Et puis une réflexion, tiens.

Dans la vidéo, Seth Carico dit que Don Giovanni est un personnage narcissique et qu’il cherche son propre plaisir sans se soucier des conséquences.

Mais j’ai réalisé que les autres personnages essaient tous de le sauver de lui-même : Leporello, son valet, espère que son maître finira par retrouver le droit chemin ; Donna Elvira, qu’il a séduite puis abandonnée, pense que l’amour qu’elle a pour lui va le sauver ; et le Commandeur, pourtant tué par Don Giovanni (et qui revient sous la forme de la statue de sa propre pierre tombale, si vous ne connaissez pas l’histoire), lui demande de se repentir.

Évidemment, tous échouent et Don Giovanni termine en enfer. J’ai remarqué que la musique de l’ouverture se retrouve à la fin : c’est le signe que Don Giovanni porte en lui, et dès le départ, sa propre chute.

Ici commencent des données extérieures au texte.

#ifndef AR_PF
#define AR_PF 2
#endif
template <int BN, int KS, int KSZ>
__global__ void __launch_bounds__((BN / 32) * KS * 64) gemm_ar_kernel(GemmParams p) {
    constexpr int WN = BN / 32;
    constexpr int GT = WN * 64;
    extern __shared__ __attribute__((aligned(16))) float smem[];
    const int tid = threadIdx.x, lane = tid & 63;
    const int wave = __builtin_amdgcn_readfirstlane(tid >> 6);
    const int g = wave / WN, wn = wave % WN;
    const int r = lane & 31, h = lane >> 5;

    const int M = p.N * p.H * p.W;
    const int ntn = p.cout_pad / BN;
    int bid = blockIdx.x;
    {
        const int nwg = gridDim.x, q = nwg >> 3, rem = nwg & 7, xcd = bid & 7;
        bid = (xcd < rem ? xcd * (q + 1) : rem * (q + 1) + (xcd - rem) * q) + (bid >> 3);
    }
    const int tile_m = bid / ntn, tile_n = bid % ntn;
    const int m0 = tile_m * 32;
    const int n0 = tile_n * BN + wn * 32;
    const int n = n0 + r;
    const float bias = n < p.cout ? p.bias[n] : 0.f;

    const int kpt = p.cin_pad / BK;
    const int nb = g < kpt ? (kpt - g + KS - 1) / KS : 0;
    const int nb_max = (kpt + KS - 1) / KS;
    const int seg = KSZ == 3 ? 32 + 2 * p.dil : 32;
    const int R = KSZ == 3 ? 3 * seg : 32;
    float* Ag = smem + (size_t)g * (nb_max * R + 1) * LDS_LD;
    float* zrow = Ag + (size_t)nb_max * R * LDS_LD;

    const __amdgpu_buffer_rsrc_t arsrc = __builtin_amdgcn_make_buffer_rsrc((void*)p.in, 0, (int)((int64_t)M * p.in_ld * 4), 0x00020000);
    {
        const int t = tid - g * GT;
        const int col = (t & 7) * 4;
        const int total = nb * R;
        for (int base = 0; base < total; base += 8 * (GT / 8)) {
            f32x4 tmp[8];
#pragma unroll
            for (int u = 0; u < 8; ++u) {
                const int ch = base + (t >> 3) + u * (GT / 8);
                const int chc = ch < total ? ch : 0;
                const int j = chc / R, row = chc - j * R;
                int64_t idx;
                if (KSZ == 3) {
                    const int sd = row / seg, rw = row - sd * seg;
                    idx = (int64_t)m0 + (int64_t)(sd - 1) * p.dil * p.W - p.dil + rw;
                } else {
                    idx = (int64_t)m0 + row;
                }
                const bool ok = ch < total && idx >= 0 && idx < M;
                tmp[u] = __builtin_bit_cast(f32x4, __builtin_amdgcn_raw_buffer_load_b128(arsrc, ok ? (unsigned)(((int)idx * p.in_ld + (g + j * KS) * BK + col) * 4) : 0x80000000u, 0, 0));
            }
#pragma unroll
            for (int u = 0; u < 8; ++u) {
                const int ch = base + (t >> 3) + u * (GT / 8);
                if (ch < total) *(f32x4*)(Ag + (size_t)ch * LDS_LD + col) = tmp[u];
            }
        }
        if (t < 9) *(f32x4*)(zrow + 4 * t) = f32x4{0.f, 0.f, 0.f, 0.f};
    }

    const int mrow = m0 + r;
    const bool row_ok = mrow < M;
    const int mm = row_ok ? mrow : 0;
    const int qy = mm / p.W;
    const int x = mm - qy * p.W, y = qy % p.H;
    unsigned valid = 0;
#pragma unroll
    for (int t = 0; t < KSZ * KSZ; ++t) {
        const int yy = y + (KSZ == 3 ? (t / 3 - 1) * p.dil : 0), xx = x + (KSZ == 3 ? (t % 3 - 1) * p.dil : 0);
        if (row_ok && yy >= 0 && yy < p.H && xx >= 0 && xx < p.W) valid |= 1u << t;
    }
    constexpr int taps = KSZ * KSZ;
    const int my_steps = nb * taps;
    const __amdgpu_buffer_rsrc_t wrsrc = __builtin_amdgcn_make_buffer_rsrc((void*)p.wf, 0, 0x7fffffff, 0x00020000);
    const unsigned b_tile = (unsigned)__builtin_amdgcn_readfirstlane(n0 >> 5) * 4096u;
    const unsigned b_step = (unsigned)(p.cout_pad >> 5) * 4096u;
    auto load_b = [&](int i, f32x4* dst) {
        const int j = i / taps, tap = i - j * taps;
        const unsigned soff = (unsigned)(tap * kpt + g + j * KS) * b_step + b_tile;
#pragma unroll
        for (int s = 0; s < BK / 8; ++s) dst[s] = __builtin_bit_cast(f32x4, __builtin_amdgcn_raw_buffer_load_b128(wrsrc, lane * 16 + s * 1024, soff, 0));
    };
    constexpr int PF = AR_PF;
    f32x4 bv[PF][BK / 8];
    if (my_steps > 0) {
#pragma unroll
        for (int u = 0; u < PF - 1; ++u) load_b(u < my_steps ? u : my_steps - 1, bv[u]);
    }
    __syncthreads();

    f32x16 acc = {0.f, 0.f, 0.f, 0.f, 0.f, 0.f, 0.f, 0.f, 0.f, 0.f, 0.f, 0.f, 0.f, 0.f, 0.f, 0.f};
    const float* a_lane = Ag + (size_t)r * LDS_LD + 4 * h;
    const float* z_lane = zrow + 4 * h;
    auto one = [&](int i, auto P_) {
        constexpr int P = decltype(P_)::value;
        const int nxt = i + PF - 1 < my_steps ? i + PF - 1 : my_steps - 1;
        load_b(nxt, bv[(P + PF - 1) % PF]);
        const int j = i / taps, tap = i - j * taps;
        int roff = j * R;
        if (KSZ == 3) roff += (tap / 3) * seg + (tap % 3) * p.dil;
        const float* a = (valid >> tap) & 1u ? a_lane + (size_t)roff * LDS_LD : z_lane;
        f32x4 av[BK / 8];
#pragma unroll
        for (int s = 0; s < BK / 8; ++s) av[s] = *(const f32x4*)(a + 8 * s);
#pragma unroll
        for (int s = 0; s < BK / 8; ++s) {
            acc = __builtin_amdgcn_mfma_f32_32x32x2f32(av[s].x, bv[P][s].x, acc, 0, 0, 0);
            acc = __builtin_amdgcn_mfma_f32_32x32x2f32(av[s].y, bv[P][s].y, acc, 0, 0, 0);
            acc = __builtin_amdgcn_mfma_f32_32x32x2f32(av[s].z, bv[P][s].z, acc, 0, 0, 0);
            acc = __builtin_amdgcn_mfma_f32_32x32x2f32(av[s].w, bv[P][s].w, acc, 0, 0, 0);
        }
    };
    int i = 0;
    for (; i + PF <= my_steps; i += PF) {
        one(i, std::integral_constant<int, 0>{});
        if (PF > 1) one(i + 1, std::integral_constant<int, 1 % PF>{});
        if (PF > 2) one(i + 2, std::integral_constant<int, 2 % PF>{});
        if (PF > 3) one(i + 3, std::integral_constant<int, 3 % PF>{});
    }
    if (i < my_steps) { one(i, std::integral_constant<int, 0>{}); ++i; }
    if (PF > 2 && i < my_steps) { one(i, std::integral_constant<int, 1 % PF>{}); ++i; }
    if (PF > 3 && i < my_steps) { one(i, std::integral_constant<int, 2 % PF>{}); ++i; }

    constexpr int EPG = 16 / KS;
    const int e0 = g * EPG;
    float resv[EPG];
    const bool has_res = p.res != nullptr && n < p.cout;
    if (has_res) {
#pragma unroll
        for (int u = 0; u < EPG; ++u) {
            const int e = e0 + u;
            const int m = m0 + (e & 3) + 8 * (e >> 2) + 4 * h;
            resv[u] = m < M ? p.res[(int64_t)m * p.res_ld + n] : 0.f;
        }
    }
    float outv[EPG];
    if (KS > 1) {
        __syncthreads();
        float* red = smem;
#pragma unroll
        for (int e = 0; e < 16; ++e) red[((g * WN + wn) * 16 + e) * 64 + lane] = acc[e];
        __syncthreads();
#pragma unroll
        for (int u = 0; u < EPG; ++u) {
            float v = red[((0 * WN + wn) * 16 + e0 + u) * 64 + lane];
#pragma unroll
            for (int gg = 1; gg < KS; ++gg) v += red[((gg * WN + wn) * 16 + e0 + u) * 64 + lane];
            outv[u] = v;
        }
    } else {
#pragma unroll
        for (int u = 0; u < EPG; ++u) outv[u] = acc[u];
    }

    if (n < p.cout) {
        const int HW = p.H * p.W;
#pragma unroll
        for (int u = 0; u < EPG; ++u) {
            const int e = e0 + u;
            const int m = m0 + (e & 3) + 8 * (e >> 2) + 4 * h;
            if (m < M) {
                float v = apply_act(outv[u] + bias, p.act);
                if (has_res) v += resv[u];
                p.out[(int64_t)m * p.out_ld + n] = v;
                if (p.out_nchw || p.out_nchw2) {
                    const int img = m / HW, pix = m - img * HW;
                    const int c0 = p.out_split > 0 ? p.out_split : p.cout;
                    if (n < c0) { if (p.out_nchw) p.out_nchw[((int64_t)img * c0 + n) * HW + pix] = v; }
                    else if (p.out_nchw2) p.out_nchw2[((int64_t)img * (p.cout - c0) + (n - c0)) * HW + pix] = v;
                }
            }
        }
    }
}

template <int BN, int KS, int KSZ>
static hipError_t launch_gemm_ar_k(const GemmParams& p, hipStream_t s, bool* fits) {
    const int64_t M = (int64_t)p.N * p.H * p.W;
    *fits = false;
    if (M >= (1ll << 31) - 64 || !p.wf) return hipSuccess;
    if (M * p.in_ld * 4 >= (1ll << 31)) return hipSuccess;
    const int kpt = p.cin_pad / BK, nb_max = (kpt + KS - 1) / KS;
    const int R = KSZ == 3 ? 3 * (32 + 2 * p.dil) : 32;
    size_t lds = (size_t)KS * ((size_t)nb_max * R + 1) * LDS_LD * sizeof(float);
    const size_t red = (size_t)KS * (BN / 32) * 16 * 64 * sizeof(float);
    if (red > lds) lds = red;
    if (lds > 150 * 1024) return hipSuccess;
    *fits = true;
    constexpr int NWV = (BN / 32) * KS;
    const int64_t tiles = ((M + 31) / 32) * (p.cout_pad / BN);
    static LdsAttrOnce attr;
    {
        hipError_t e = attr.ensure((const void*)gemm_ar_kernel<BN, KS, KSZ>, 150 * 1024);
        if (e != hipSuccess) return e;
    }
    hipLaunchKernelGGL((gemm_ar_kernel<BN, KS, KSZ>), dim3((unsigned)tiles), dim3(NWV * 64), lds, s, p);
    return hipGetLastError();
}
template <int BN, int KS>
static hipError_t launch_gemm_ar_t(const GemmParams& p, hipStream_t s, bool* fits) {
    if (p.ks == 3) return launch_gemm_ar_k<BN, KS, 3>(p, s, fits);
    if (p.ks == 1) return launch_gemm_ar_k<BN, KS, 1>(p, s, fits);
    *fits = false;
    return hipSuccess;
}

struct GemmCfg { int bm, bn, ks; };

static hipError_t dispatch_gemm(const GemmParams& p, hipStream_t s, GemmCfg c) {
    const Tuning& T = p.tune ? *p.tune : default_tuning();
    const bool wp_set = T.gemm_wp >= 0;
    if (c.bm == 32 && !wp_set) {
        bool fits = false;
        hipError_t e = hipSuccess;
#define AR_CASE(BN_, KS_) if (c.bn == BN_ && c.ks == KS_) e = launch_gemm_ar_t<BN_, KS_>(p, s, &fits);
        AR_CASE(64, 1) AR_CASE(64, 2) AR_CASE(64, 4) AR_CASE(32, 4) AR_CASE(32, 8)
#undef AR_CASE
        if (fits) LWP_VARIANT(p, "gemm_ar<%d,%d,%d>", c.bn, c.ks, p.ks);
        if (e != hipSuccess || fits) return e;
    }
    if (c.bm == 32 && T.gemm_wp != 0) {
        LWP_VARIANT(p, "gemm_wp<%d,%d,%d>", c.bn, c.ks, p.ks);
#define WP_CASE(BN_, KS_) if (c.bn == BN_ && c.ks == KS_) return launch_gemm_wp_t<BN_, KS_>(p, s);
        WP_CASE(64, 1) WP_CASE(64, 2) WP_CASE(64, 4) WP_CASE(64, 8) WP_CASE(32, 4) WP_CASE(32, 8)
#undef WP_CASE
    }
    LWP_VARIANT(p, "gemm<%d,%d,%d,%d>", c.bm, c.bn, c.ks, p.ks);
#define GEMM_CASE(BM_, BN_, KS_) \
    if (c.bm == BM_ && c.bn == BN_ && c.ks == KS_) return launch_gemm_t<BM_, BN_, KS_>(p, s);
    GEMM_CASE(32, 64, 1) GEMM_CASE(32, 64, 2) GEMM_CASE(32, 64, 4)
    GEMM_CASE(64, 64, 1) GEMM_CASE(64, 64, 2) GEMM_CASE(64, 64, 4)
    GEMM_CASE(64, 128, 1) GEMM_CASE(64, 128, 2)
    GEMM_CASE(128, 128, 1)
    GEMM_CASE(32, 32, 4) GEMM_CASE(32, 32, 8)
#undef GEMM_CASE
    return hipErrorInvalidValue;
}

Ça me rappelle un peu Star Wars : dans le film La Menace Fantôme, le Maître Jedi Qui-Gon Jinn meurt peu après sa rencontre avec le jeune Anakin, laissant l’enfant sans la figure paternelle qu’il aurait pu incarner. C’est ce qui fera basculer Anakin dans le côté obscur à l’âge adulte.

Allez, rangez vos affaires et sortez en rang. La prochaine fois, on parlera de Madame Bovary.

In questa forma dunque mi tradì il scellerato; è
questo il premio che quel barbaro rende all’amor
mio? Ah, vendicar vogl’io l’ingannato mio cor; pria
ch’ei mi fugga – si ricorra – si vada – io sento in
petto sol vendetta parlar, rabbia e dispetto.

4 commentaires sur « Non voglio più servir : un aller-retour à Amsterdam »

  1. Hihi! ça commence à ête franchement courageux les sorties vélo à cette période! Bravo et pas de regrets à avoir pour le train ou le Gamel Trophy!!!